◆ **Task instructions**: Gather the lines below that include the string "groups", copying each in full.

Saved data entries

------------------------

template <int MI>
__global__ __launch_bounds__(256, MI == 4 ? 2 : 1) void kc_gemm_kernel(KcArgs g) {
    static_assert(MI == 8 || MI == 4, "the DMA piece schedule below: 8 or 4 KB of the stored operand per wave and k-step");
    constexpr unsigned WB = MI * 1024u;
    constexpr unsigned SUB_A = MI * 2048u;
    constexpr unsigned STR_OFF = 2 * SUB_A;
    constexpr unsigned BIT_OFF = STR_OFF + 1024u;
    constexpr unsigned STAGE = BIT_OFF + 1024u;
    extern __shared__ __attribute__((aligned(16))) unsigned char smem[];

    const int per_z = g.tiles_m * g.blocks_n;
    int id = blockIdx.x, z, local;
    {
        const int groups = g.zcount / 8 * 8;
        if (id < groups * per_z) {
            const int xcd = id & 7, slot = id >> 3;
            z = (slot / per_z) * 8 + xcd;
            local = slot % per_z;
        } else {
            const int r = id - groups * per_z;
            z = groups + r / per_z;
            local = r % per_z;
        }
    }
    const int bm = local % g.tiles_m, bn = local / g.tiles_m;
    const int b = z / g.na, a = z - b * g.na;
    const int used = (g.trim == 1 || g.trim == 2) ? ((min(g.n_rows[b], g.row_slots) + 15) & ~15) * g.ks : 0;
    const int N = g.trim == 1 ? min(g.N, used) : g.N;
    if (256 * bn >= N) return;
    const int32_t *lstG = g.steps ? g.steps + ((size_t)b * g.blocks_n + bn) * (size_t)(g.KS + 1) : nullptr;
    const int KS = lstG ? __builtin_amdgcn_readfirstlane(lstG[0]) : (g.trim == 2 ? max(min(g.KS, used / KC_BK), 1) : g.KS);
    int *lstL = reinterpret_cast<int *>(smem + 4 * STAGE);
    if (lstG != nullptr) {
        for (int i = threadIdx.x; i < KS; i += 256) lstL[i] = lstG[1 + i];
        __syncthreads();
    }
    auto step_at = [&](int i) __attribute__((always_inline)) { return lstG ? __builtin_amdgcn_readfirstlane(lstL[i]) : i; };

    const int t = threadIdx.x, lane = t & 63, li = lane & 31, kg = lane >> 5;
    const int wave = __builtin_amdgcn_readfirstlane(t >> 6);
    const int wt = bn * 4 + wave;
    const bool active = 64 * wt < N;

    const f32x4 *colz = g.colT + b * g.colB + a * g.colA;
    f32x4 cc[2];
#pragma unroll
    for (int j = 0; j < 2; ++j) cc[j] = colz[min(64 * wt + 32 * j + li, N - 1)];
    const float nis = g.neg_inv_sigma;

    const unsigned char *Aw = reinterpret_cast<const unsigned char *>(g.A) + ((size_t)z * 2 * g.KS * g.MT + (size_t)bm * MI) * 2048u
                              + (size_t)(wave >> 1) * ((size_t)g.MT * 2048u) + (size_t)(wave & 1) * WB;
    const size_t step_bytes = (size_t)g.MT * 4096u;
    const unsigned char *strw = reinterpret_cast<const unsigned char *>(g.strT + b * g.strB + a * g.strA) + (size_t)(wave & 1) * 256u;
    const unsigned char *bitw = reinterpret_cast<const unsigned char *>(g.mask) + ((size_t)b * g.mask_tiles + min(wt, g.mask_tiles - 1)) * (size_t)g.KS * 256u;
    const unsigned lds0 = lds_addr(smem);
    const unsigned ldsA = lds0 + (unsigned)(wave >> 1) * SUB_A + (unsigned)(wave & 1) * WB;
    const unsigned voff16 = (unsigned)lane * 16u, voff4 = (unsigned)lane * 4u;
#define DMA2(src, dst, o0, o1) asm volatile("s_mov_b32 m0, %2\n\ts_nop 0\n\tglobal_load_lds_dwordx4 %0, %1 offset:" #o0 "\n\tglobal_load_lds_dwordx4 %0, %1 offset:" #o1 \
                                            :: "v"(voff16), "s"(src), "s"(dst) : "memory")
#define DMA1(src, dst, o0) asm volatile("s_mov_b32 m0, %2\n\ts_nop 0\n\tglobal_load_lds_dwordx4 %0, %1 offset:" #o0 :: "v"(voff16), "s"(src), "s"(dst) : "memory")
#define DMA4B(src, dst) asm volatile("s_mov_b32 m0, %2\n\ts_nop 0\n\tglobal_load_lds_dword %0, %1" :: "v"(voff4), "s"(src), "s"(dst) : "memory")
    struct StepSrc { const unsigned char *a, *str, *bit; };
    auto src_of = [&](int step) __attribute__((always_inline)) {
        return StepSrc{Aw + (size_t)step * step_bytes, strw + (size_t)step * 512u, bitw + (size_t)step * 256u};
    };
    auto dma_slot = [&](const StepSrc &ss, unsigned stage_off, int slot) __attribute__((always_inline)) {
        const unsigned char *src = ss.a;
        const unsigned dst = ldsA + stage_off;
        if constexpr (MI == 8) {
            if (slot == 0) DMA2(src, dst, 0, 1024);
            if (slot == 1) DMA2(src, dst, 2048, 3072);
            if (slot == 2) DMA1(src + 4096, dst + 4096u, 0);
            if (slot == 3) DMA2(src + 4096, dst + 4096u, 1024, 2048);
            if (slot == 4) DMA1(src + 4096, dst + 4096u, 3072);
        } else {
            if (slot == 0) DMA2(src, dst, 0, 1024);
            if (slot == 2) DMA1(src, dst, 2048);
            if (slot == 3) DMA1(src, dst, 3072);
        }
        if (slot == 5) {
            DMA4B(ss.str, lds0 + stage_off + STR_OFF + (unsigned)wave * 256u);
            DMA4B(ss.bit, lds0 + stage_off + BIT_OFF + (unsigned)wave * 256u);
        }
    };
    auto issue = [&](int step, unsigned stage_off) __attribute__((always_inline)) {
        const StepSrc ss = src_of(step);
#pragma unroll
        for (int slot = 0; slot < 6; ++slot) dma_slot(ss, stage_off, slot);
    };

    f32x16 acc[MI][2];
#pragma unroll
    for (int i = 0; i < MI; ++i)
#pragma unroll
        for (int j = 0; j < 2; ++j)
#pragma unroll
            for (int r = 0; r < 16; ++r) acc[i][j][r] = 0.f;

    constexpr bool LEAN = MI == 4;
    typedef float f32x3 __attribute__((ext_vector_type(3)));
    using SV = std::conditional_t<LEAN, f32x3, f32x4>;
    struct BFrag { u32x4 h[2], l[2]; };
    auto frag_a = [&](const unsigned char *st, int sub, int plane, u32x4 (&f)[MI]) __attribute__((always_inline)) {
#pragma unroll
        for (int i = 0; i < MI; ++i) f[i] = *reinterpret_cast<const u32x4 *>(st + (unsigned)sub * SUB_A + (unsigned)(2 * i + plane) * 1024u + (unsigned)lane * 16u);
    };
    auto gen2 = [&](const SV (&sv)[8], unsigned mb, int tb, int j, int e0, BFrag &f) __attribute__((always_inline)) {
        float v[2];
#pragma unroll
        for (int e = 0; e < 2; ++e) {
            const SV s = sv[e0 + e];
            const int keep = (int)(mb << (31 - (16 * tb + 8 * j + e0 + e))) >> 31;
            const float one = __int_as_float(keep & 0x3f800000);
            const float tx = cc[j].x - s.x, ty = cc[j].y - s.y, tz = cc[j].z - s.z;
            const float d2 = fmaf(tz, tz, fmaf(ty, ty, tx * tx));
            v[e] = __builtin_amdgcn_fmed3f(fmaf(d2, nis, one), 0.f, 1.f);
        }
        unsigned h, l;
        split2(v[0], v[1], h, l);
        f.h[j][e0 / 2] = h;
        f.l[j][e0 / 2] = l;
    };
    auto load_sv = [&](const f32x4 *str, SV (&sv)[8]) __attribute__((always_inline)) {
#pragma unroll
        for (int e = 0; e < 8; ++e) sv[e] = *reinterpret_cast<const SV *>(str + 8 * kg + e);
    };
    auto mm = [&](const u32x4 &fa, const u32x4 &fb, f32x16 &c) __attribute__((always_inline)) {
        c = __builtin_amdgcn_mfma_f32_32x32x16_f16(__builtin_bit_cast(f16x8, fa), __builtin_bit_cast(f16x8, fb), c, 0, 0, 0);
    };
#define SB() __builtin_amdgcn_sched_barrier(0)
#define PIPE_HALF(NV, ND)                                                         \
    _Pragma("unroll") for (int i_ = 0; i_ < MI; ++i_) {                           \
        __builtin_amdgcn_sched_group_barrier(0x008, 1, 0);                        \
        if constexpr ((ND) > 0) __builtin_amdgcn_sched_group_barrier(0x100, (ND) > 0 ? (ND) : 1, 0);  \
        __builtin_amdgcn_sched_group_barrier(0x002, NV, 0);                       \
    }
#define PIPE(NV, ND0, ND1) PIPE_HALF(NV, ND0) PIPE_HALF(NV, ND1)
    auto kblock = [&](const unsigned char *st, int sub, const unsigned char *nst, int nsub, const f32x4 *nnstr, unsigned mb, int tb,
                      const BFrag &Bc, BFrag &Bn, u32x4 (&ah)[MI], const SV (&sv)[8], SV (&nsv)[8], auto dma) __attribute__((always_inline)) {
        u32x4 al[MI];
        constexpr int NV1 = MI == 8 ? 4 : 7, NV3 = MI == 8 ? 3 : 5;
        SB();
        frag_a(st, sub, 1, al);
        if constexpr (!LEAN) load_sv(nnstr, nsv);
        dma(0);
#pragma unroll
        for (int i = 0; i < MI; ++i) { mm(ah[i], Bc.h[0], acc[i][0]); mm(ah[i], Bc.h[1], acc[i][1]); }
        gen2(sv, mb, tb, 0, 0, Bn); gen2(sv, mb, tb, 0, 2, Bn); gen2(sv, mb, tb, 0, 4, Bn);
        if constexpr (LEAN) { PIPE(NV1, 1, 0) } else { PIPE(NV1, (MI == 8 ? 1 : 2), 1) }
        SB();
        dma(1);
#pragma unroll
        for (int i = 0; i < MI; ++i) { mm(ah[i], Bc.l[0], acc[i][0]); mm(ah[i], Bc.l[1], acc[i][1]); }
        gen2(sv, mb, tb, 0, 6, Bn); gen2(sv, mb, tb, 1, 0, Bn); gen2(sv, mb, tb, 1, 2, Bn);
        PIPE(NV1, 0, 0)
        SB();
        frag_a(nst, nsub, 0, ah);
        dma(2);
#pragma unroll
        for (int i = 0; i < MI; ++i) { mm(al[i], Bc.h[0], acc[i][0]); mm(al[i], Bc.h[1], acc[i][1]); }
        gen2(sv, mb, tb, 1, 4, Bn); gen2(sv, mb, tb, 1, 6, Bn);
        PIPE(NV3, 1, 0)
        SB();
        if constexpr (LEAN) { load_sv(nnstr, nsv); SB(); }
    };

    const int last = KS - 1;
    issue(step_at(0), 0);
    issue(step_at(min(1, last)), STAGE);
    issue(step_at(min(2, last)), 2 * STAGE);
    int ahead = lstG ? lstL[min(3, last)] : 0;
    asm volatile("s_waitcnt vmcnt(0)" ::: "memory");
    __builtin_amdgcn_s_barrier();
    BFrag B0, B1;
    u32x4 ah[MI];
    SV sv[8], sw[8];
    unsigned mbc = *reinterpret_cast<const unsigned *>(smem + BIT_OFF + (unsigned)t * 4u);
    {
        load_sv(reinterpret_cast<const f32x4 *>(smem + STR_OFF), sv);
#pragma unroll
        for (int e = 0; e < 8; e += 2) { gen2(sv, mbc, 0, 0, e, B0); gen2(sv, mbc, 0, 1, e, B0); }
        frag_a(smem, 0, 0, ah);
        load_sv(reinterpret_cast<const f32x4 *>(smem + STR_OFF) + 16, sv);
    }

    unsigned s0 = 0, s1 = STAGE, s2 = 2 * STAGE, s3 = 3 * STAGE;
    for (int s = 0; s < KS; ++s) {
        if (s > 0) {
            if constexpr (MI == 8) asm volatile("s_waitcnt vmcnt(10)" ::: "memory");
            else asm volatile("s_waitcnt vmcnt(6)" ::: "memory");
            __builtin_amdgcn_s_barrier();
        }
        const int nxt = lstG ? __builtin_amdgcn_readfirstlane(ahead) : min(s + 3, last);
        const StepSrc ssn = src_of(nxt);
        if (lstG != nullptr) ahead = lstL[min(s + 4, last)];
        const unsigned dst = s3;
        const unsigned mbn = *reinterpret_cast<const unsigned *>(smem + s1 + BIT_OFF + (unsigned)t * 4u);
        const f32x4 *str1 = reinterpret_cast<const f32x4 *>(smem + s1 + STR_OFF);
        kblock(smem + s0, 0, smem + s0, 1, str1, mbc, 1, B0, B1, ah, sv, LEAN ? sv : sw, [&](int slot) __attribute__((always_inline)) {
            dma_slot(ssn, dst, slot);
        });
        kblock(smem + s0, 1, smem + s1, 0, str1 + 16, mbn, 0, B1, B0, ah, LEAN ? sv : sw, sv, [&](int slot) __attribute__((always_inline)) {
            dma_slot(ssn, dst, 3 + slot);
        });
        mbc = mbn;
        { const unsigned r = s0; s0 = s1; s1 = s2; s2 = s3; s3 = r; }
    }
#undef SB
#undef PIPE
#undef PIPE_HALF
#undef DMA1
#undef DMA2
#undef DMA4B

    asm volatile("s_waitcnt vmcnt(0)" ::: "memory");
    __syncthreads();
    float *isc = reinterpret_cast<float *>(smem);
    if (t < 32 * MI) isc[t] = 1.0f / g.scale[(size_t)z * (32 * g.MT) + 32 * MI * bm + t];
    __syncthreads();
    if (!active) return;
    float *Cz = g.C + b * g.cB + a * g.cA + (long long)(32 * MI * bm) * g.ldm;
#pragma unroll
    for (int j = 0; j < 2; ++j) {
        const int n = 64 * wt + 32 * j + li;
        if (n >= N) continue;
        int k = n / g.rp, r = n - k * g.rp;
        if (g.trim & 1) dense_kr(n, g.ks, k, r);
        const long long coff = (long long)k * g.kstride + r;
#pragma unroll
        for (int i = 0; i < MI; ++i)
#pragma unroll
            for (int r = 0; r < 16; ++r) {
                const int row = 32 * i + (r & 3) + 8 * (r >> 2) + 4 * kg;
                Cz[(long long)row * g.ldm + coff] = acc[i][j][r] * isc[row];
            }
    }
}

------------------------

◆ **Exercise output**:
        const int groups = g.zcount / 8 * 8;
        if (id < groups * per_z) {
            const int r = id - groups * per_z;
            z = groups + r / per_z;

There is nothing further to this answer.